I will accept a donation of a bottle of JD ....... 
I followed instructions did not smoke for 24 hrs but after a bit more talking with dentist because of amount of freezing and not properly rinsing area could have been cause? 
Clove oil working no need for JD 
L8R RR


----------



## iprepare143 (Dec 11, 2010)

rhrobert said:


> I smoke, I've had teeth pulled. Never had dry socket, but I hear it's painful


If you smoke, then, on later stage, it can causes problem. so, you can purchase a toothpaste that contains fluoride, which makes your teeth strong and protects from cavities.


----------



## CVORNurse (Oct 19, 2008)

Well, Roadrash(love the name btw)
I do not smoke anymore, but last time I had a tooth pulled I got a dry socket. Didn't think about clove oil as this was in my pre- getting prepped days. The oral surgeon gave me a syringe with a curved tip on it and I irrigated the socket with warm salt water several times a day. 

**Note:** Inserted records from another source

int mpf_create(mpf_ctx **out, int device) {
    if (!out) return -1;
    *out = nullptr;
    int ndev = 0;
    hipError_t e = hipGetDeviceCount(&ndev);
    if (e != hipSuccess || ndev == 0) return fail(nullptr, -3, "No HIP devices available.");
    if (device < 0 || device >= ndev) return fail(nullptr, -1, "mpf_create: bad device index");
    mpf_ctx *c = new mpf_ctx();
    tuning_from_env(c->tune);
    c->device = device;
    if (hipSetDevice(device) != hipSuccess) { delete c; return fail(nullptr, -2, "hipSetDevice failed"); }
    hipDeviceProp_t prop;
    if (hipGetDeviceProperties(&prop, device) == hipSuccess) c->num_cus = prop.multiProcessorCount;
    if (hipStreamCreateWithFlags(&c->stream, hipStreamNonBlocking) != hipSuccess) { delete c; return fail(nullptr, -2, "hipStreamCreate failed"); }
    c->own_stream = true;
    {
        int lo = 0, hi = 0;
        hipDeviceGetStreamPriorityRange(&lo, &hi);
        if (hipStreamCreateWithPriority(&c->pstream, hipStreamNonBlocking, hi) != hipSuccess) c->pstream = nullptr;
        if (hipStreamCreateWithPriority(&c->tstream, hipStreamNonBlocking, hi) != hipSuccess) c->tstream = nullptr;
    }
    if (hipMalloc((void **)&c->ws, sizeof(MpfWorkspace)) != hipSuccess) { hipStreamDestroy(c->stream); delete c; return fail(nullptr, -2, "hipMalloc(workspace) failed"); }
    hipMemset(c->ws, 0, sizeof(MpfWorkspace));
    if (hipExtMallocWithFlags((void **)&c->hp_signal, 8, hipMallocSignalMemory) != hipSuccess) { c->hp_signal = nullptr; (void)hipGetLastError(); }
    else hipMemset(c->hp_signal, 0, 8);
// ... 437 lines not shown
        const int64_t ns = has_next ? pc2 : n;
        rc = ev.timed(st.ms_trsm, S, [&] { return launch_dtrsm_llnu(c, pc, ns, Ap, lda, A12, lda); });
        if (rc) break;
        rc = ev.timed(st.ms_gemm, S, [&] {
            int e = o.trailing != MPF_TRAIL_FP64 ? launch_cvt_l21(c, Ap + pc, lda, n, pc, o.trailing == MPF_TRAIL_FP16X3) : 0;
            if (!e) e = trail_gemm(c, o, n, ns, pc, Ap + pc, A12, A12 + pc, lda);
            return e; });
        if (rc) break;
        count_gemm(st, o, n, ns, pc);
        if (!has_next) break;
        hipEvent_t e1 = ev.get(), e2 = ev.get();
        hipEventRecord(e1, S);
        hipEvent_t e2p = nullptr, e2t = nullptr;
        int rcp = 0;
        const bool piped = chain_pipelined(c, ev, st, o, d_A, lda, N, nx, pc2, d_ipiv, c->lists + (nx / nb), e1, &e2p, &e2t, &rcp) == 0;
        if (piped) rc = rcp;
        else {
            hipStreamWaitEvent(P, e1, 0);
            StreamSwap sw(c, P);
            double *Anx = d_A + nx * lda + nx;
            MovedList *ml = c->lists + (nx / nb);
            rc = ev.timed(st.ms_hpanel, P, [&] {
                return launch_hgetf2(c, Anx, lda, nullptr, 0, (int)(N - nx), pc2, (int)nx, d_ipiv + nx, nullptr, 0, ml, 0, o.trailing == MPF_TRAIL_FP64 ? HP_FP64_WINDOW_ROWS : 0); });
            if (!rc) rc = ev.timed(st.ms_dpanel, P, [&] {
                int e = launch_laswp_from_list(c, d_A + nx * lda, lda, pc2, ml);
                if (!e) e = launch_dgetf2_npv(c, Anx, lda, (int)(N - nx), pc2, o.fused_panel, (int)nx);
                return e;
            });
        }
        if (rc) break;
        if (!piped) hipEventRecord(e2, P);
        st.panels++;
        if (n > pc2) {
            rc = ev.timed(st.ms_laswp, S, [&] {
                return launch_laswp_from_list(c, d_A + (nx + pc2) * lda, lda, N - nx - pc2, c->lists + (k / nb)); });
            if (rc) break;
            double *A12r = A12 + (int64_t)pc2 * lda;
            rc = ev.timed(st.ms_trsm, S, [&] { return launch_dtrsm_llnu(c, pc, n - pc2, Ap, lda, A12r, lda); });
            if (rc) break;
            if (sink) sink_notify(c, (int)(k / nb) + 1, S);
            rc = ev.timed(st.ms_gemm, S, [&] { return trail_gemm(c, o, n, n - pc2, pc, Ap + pc, A12r, A12r + pc, lda); });
            if (rc) break;
            count_gemm(st, o, n, n - pc2, pc);
        }
        if (piped) { hipStreamWaitEvent(S, e2p, 0); hipStreamWaitEvent(S, e2t, 0); }
        else hipStreamWaitEvent(S, e2, 0);
        rc = ev.timed(st.ms_laswp, S, [&] {
            const int64_t s0 = nx + pc2;
            const int64_t sw = (N - s0) < nb ? (N - s0) : nb;
            return sw > 0 ? launch_laswp_from_list(c, d_A + s0 * lda, lda, sw, c->lists + (nx / nb)) : 0;
        });
        if (o.verbose) printf("panel k=%lld rows=%lld cols=%d (look-ahead)\n", (long long)nx, (long long)(N - nx), pc2);
    }
    if (sink) {
        hipEvent_t ep = ev.get(); hipEventRecord(ep, P); hipStreamWaitEvent(S, ep, 0);
        sink_notify(c, (int)((N + nb - 1) / nb), S);
    } else if (!rc) rc = ev.timed(st.ms_laswp, S, [&] { return launch_lazy_left_swaps(c, d_A, lda, N, nb, (int)((N + nb - 1) / nb), c->lists); });
    hipError_t se = sink_stream_wait(c, S);
    hipError_t sp = sink_stream_wait(c, P);
    if (c->tstream) { const hipError_t stt = sink_stream_wait(c, c->tstream); if (sp == hipSuccess) sp = stt; }
    if (!rc && (se != hipSuccess || sp != hipSuccess))
        return fail(c, -2, std::string("factorization failed: ") + hipGetErrorString(se != hipSuccess ? se : sp));
    ev.collect();
    st.lookahead = 1;
    return rc;
}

Things they should tell you to avoid in addition to smoking are no carbonated beverages, and no straws. I know the straws can create the same suction as pulling a drag on you cigs, and I assume the bubbles of carbonation can loosen the blood clot sitting in the socket.


----------



## dingogirl (Apr 20, 2013)

CVORNurse said:


> Well, Roadrash(love the name btw)
> I do not smoke anymore, but last time I had a tooth pulled I got a dry socket. Didn't think about clove oil as this was in my pre- getting prepped days. The oral surgeon gave me a syringe with a curved tip on it and I irrigated the socket with warm salt water several times a day.
> 
> Things they should tell you to avoid in addition to smoking are no carbonated beverages, and no straws. I know the straws can create the same suction as pulling a drag on you cigs, and I assume the bubbles of carbonation can loosen the blood clot sitting in the socket.


CVOR is talking about a monojet syringe, but you only use it about 2 days after allowing the blood clot to stabilize. Its actually the nicotine, heat and irritants in the gas phase that irritate the jaw bone after the extraction. The absolute best thing, is to not smoke for 2 weeks prior to an extraction. Nicotine is a notorious vasoconstrictor and causes poor wound healing. Thats one of the reasons that alot of plastic surgeons choose not to treat smokers or if they do they are upfront about the possibility of wounds opening.

clove oil will help decrease the pain, but packing the socket is a trade off of slowing down healing. And if the nerve is close by, clove oil or eugenol is neurotoxic. definitely ask your dentist before filling up the socket with oil of clove. The good news is that usually the pain only lasts about 72 hours and is mostly related extractions in those that smoke.


----------



## cowboyhermit (Nov 10, 2012)

It is also sucking on the smoke that can be bad, just like a straw, you don't want to put negative pressure in the mouth until things are healed.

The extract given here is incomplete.